- Location of Jackson Township in Clay County
- Coordinates: 39°28′51″N 87°04′24″W﻿ / ﻿39.48083°N 87.07333°W
- Country: United States
- State: Indiana
- County: Clay

Government
- • Type: Indiana township

Area
- • Total: 35.68 sq mi (92.4 km^{2})
- • Land: 35.09 sq mi (90.9 km^{2})
- • Water: 0.59 sq mi (1.5 km^{2})
- Elevation: 620 ft (190 m)

Population (2020)
- • Total: 2,839
- • Density: 80.91/sq mi (31.24/km^{2})
- FIPS code: 18-36864
- GNIS feature ID: 453436

= Jackson Township, Clay County, Indiana =

Jackson Township is one of eleven townships in Clay County, Indiana.

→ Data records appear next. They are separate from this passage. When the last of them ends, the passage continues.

struct Tap {
  int i00, i01, i10, i11;
  float w00, w01, w10, w11;
  float gy00, gy01, gy10, gy11, gx00, gx01, gx10, gx11;
  float mod;
  float sig;
  bool pass_y, pass_x;
};

struct OmView {
  const float* off; const float* msk;
  int64_t off_bs, msk_bs;
  float maxoff;
  int raw, pad;
};

__device__ __forceinline__ Tap make_tap(const OmView& v, int b, int k, int ho, int wo, int Ho, int Wo,
                                        int H, int W, int stride, bool need_grad) {
  Tap t;
  const size_t plane = (size_t)Ho * Wo, pix = (size_t)ho * Wo + wo;
  const float* ob = v.off + (size_t)b * v.off_bs;
  const float ry = ob[(2 * k) * plane + pix], rx = ob[(2 * k + 1) * plane + pix];
  float dy = ry, dx = rx;
  t.pass_y = t.pass_x = true;
  if (v.raw) {
    const float maxoff = v.maxoff;
    const float rm = ob[(18 + k) * plane + pix];
    dy = fminf(fmaxf(ry, -maxoff), maxoff); dx = fminf(fmaxf(rx, -maxoff), maxoff);
    t.pass_y = (ry >= -maxoff) && (ry <= maxoff);
    t.pass_x = (rx >= -maxoff) && (rx <= maxoff);
    t.sig = 1.f / (1.f + expf(-rm));
    t.mod = 2.f * t.sig;
  } else {
    t.sig = 0.f;
    t.mod = v.msk ? v.msk[(size_t)b * v.msk_bs + (size_t)k * plane + pix] : 1.f;
  }
  const int ki = k / 3, kj = k - ki * 3;
  const float y = (float)(ho * stride - v.pad + ki) + dy, x = (float)(wo * stride - v.pad + kj) + dx;
  const bool inside = (y > -1.f) && (y < (float)H) && (x > -1.f) && (x < (float)W);
  const float fy = floorf(y), fx = floorf(x);
  const int y0 = (int)fy, x0 = (int)fx, y1 = y0 + 1, x1 = x0 + 1;
  const float ly = y - fy, lx = x - fx, hy = 1.f - ly, hx = 1.f - lx;
  const bool vy0 = inside && y0 >= 0, vy1 = inside && y1 <= H - 1, vx0 = x0 >= 0, vx1 = x1 <= W - 1;
  const bool v00 = vy0 && vx0, v01 = vy0 && vx1, v10 = vy1 && vx0, v11 = vy1 && vx1;
  t.i00 = v00 ? y0 * W + x0 : 0; t.i01 = v01 ? y0 * W + x1 : 0;
  t.i10 = v10 ? y1 * W + x0 : 0; t.i11 = v11 ? y1 * W + x1 : 0;
  t.w00 = v00 ? hy * hx : 0.f; t.w01 = v01 ? hy * lx : 0.f;
  t.w10 = v10 ? ly * hx : 0.f; t.w11 = v11 ? ly * lx : 0.f;
  if (need_grad) {
    t.gy00 = v00 ? -hx : 0.f; t.gy01 = v01 ? -lx : 0.f; t.gy10 = v10 ? hx : 0.f; t.gy11 = v11 ? lx : 0.f;
    t.gx00 = v00 ? -hy : 0.f; t.gx01 = v01 ? hy : 0.f; t.gx10 = v10 ? -ly : 0.f; t.gx11 = v11 ? ly : 0.f;
  }
  return t;
}

__global__ __launch_bounds__(256) void dcn_sample_kernel(const float* __restrict__ x, OmView om,
                                                         float* __restrict__ cols, int B, int C, int H, int W, int Ho,
                                                         int Wo, int stride) {
  const int64_t gid = (int64_t)blockIdx.x * blockDim.x + threadIdx.x;
  const int64_t plane = (int64_t)Ho * Wo;
  if (gid >= (int64_t)B * 9 * plane) return;
  const int pix = gid % plane, k = (gid / plane) % 9, b = gid / (9 * plane);
  const int ho = pix / Wo, wo = pix - ho * Wo;
  const Tap t = make_tap(om, b, k, ho, wo, Ho, Wo, H, W, stride, false);
  const int cper = (C + gridDim.y - 1) / gridDim.y;
  const int c0 = blockIdx.y * cper, c1 = min(C, c0 + cper);
  const size_t HW = (size_t)H * W;
  const float* xp = x + ((size_t)b * C + c0) * HW;
  float* cp = cols + (((size_t)b * C + c0) * 9 + k) * plane + pix;
  constexpr int UN = 8;
  int c = c0;
  for (; c + UN <= c1; c += UN) {
    float a00[UN], a01[UN], a10[UN], a11[UN];
#pragma unroll
    for (int u = 0; u < UN; ++u) {
      const float* q = xp + (size_t)u * HW;
      a00[u] = q[t.i00]; a01[u] = q[t.i01]; a10[u] = q[t.i10]; a11[u] = q[t.i11];
    }
    __builtin_amdgcn_sched_barrier(0);
#pragma unroll
    for (int u = 0; u < UN; ++u) cp[(size_t)u * 9 * plane] = t.mod * (t.w00 * a00[u] + t.w01 * a01[u] + t.w10 * a10[u] + t.w11 * a11[u]);
    xp += (size_t)UN * HW;
    cp += (size_t)UN * 9 * plane;
  }
  for (; c < c1; ++c) {
    const float v = t.w00 * xp[t.i00] + t.w01 * xp[t.i01] + t.w10 * xp[t.i10] + t.w11 * xp[t.i11];
    *cp = t.mod * v;
    xp += HW;
    cp += 9 * plane;
  }
}

__global__ __launch_bounds__(256) void dcn_dom_partial_kernel(const float* __restrict__ x, OmView om,
                                                              const float* __restrict__ dcols, float* __restrict__ part, int B,
                                                              int C, int H, int W, int Ho, int Wo, int stride) {
  const int64_t gid = (int64_t)blockIdx.x * blockDim.x + threadIdx.x;
  const int64_t plane = (int64_t)Ho * Wo;
  if (gid >= (int64_t)B * 9 * plane) return;
  const int pix = gid % plane, k = (gid / plane) % 9, b = gid / (9 * plane);
  const int ho = pix / Wo, wo = pix - ho * Wo;
  const Tap t = make_tap(om, b, k, ho, wo, Ho, Wo, H, W, stride, true);
  const int cper = (C + gridDim.y - 1) / gridDim.y;
  const int c0 = blockIdx.y * cper, c1 = min(C, c0 + cper);
  const size_t HW = (size_t)H * W;
  const float* xp = x + ((size_t)b * C + c0) * HW;
  const float* dp = dcols + (((size_t)b * C + c0) * 9 + k) * plane + pix;
  float gy = 0.f, gx = 0.f, gm = 0.f;
  constexpr int UN = 8;
  int c = c0;
  for (; c + UN <= c1; c += UN) {
    float g[UN], a00[UN], a01[UN], a10[UN], a11[UN];
#pragma unroll
    for (int u = 0; u < UN; ++u) {
      const float* q = xp + (size_t)u * HW;
      g[u] = dp[(size_t)u * 9 * plane];
      a00[u] = q[t.i00]; a01[u] = q[t.i01]; a10[u] = q[t.i10]; a11[u] = q[t.i11];
    }
    __builtin_amdgcn_sched_barrier(0);
#pragma unroll
    for (int u = 0; u < UN; ++u) {
      gm += g[u] * (t.w00 * a00[u] + t.w01 * a01[u] + t.w10 * a10[u] + t.w11 * a11[u]);
      gy += g[u] * (t.gy00 * a00[u] + t.gy01 * a01[u] + t.gy10 * a10[u] + t.gy11 * a11[u]);
      gx += g[u] * (t.gx00 * a00[u] + t.gx01 * a01[u] + t.gx10 * a10[u] + t.gx11 * a11[u]);
    }
    xp += (size_t)UN * HW;
    dp += (size_t)UN * 9 * plane;
  }
  for (; c < c1; ++c) {
    const float g = *dp;
    const float x00 = xp[t.i00], x01 = xp[t.i01], x10 = xp[t.i10], x11 = xp[t.i11];
    gm += g * (t.w00 * x00 + t.w01 * x01 + t.w10 * x10 + t.w11 * x11);
    gy += g * (t.gy00 * x00 + t.gy01 * x01 + t.gy10 * x10 + t.gy11 * x11);
    gx += g * (t.gx00 * x00 + t.gx01 * x01 + t.gx10 * x10 + t.gx11 * x11);
    xp += HW;
    dp += 9 * plane;
  }
  float* ob = part + ((size_t)blockIdx.y * B + b) * 27 * plane + pix;
  ob[(2 * k) * plane] = t.pass_y ? gy * t.mod : 0.f;
  ob[(2 * k + 1) * plane] = t.pass_x ? gx * t.mod : 0.f;
  ob[(18 + k) * plane] = om.raw ? gm * 2.f * t.sig * (1.f - t.sig) : gm;
}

As of the 2020 census, its population was 2,839 (up from 2,739 at 2010) and it contained 1,187 housing units.

==History==
Jackson Township was established about 1832. It was named for Andrew Jackson, who was then serving as President of the United States.

==Geography==
According to the 2010 census, the township has a total area of 35.68 sqmi, of which 35.09 sqmi (or 98.35%) is land and 0.59 sqmi (or 1.65%) is water.

===Cities and towns===
- Brazil (southeast quarter)

===Unincorporated towns===
- Asherville
- Hoosierville
- Prairie City
- Stearleyville
(This list is based on USGS data and may include former settlements.)

===Adjacent townships===
- Van Buren Township (north)
- Washington Township, Putnam County (northeast)
- Cass Township (east)
- Washington Township (southeast)
- Sugar Ridge Township (south)
- Perry Township (southwest)
- Posey Township (west)
- Brazil Township (northwest)

===Major highways===
- Interstate 70
- Indiana State Road 42
- Indiana State Road 59

===Cemeteries===
The township contains five cemeteries: Kealber, Neidlinger, Poplar, Wesley Chapel and Zenor.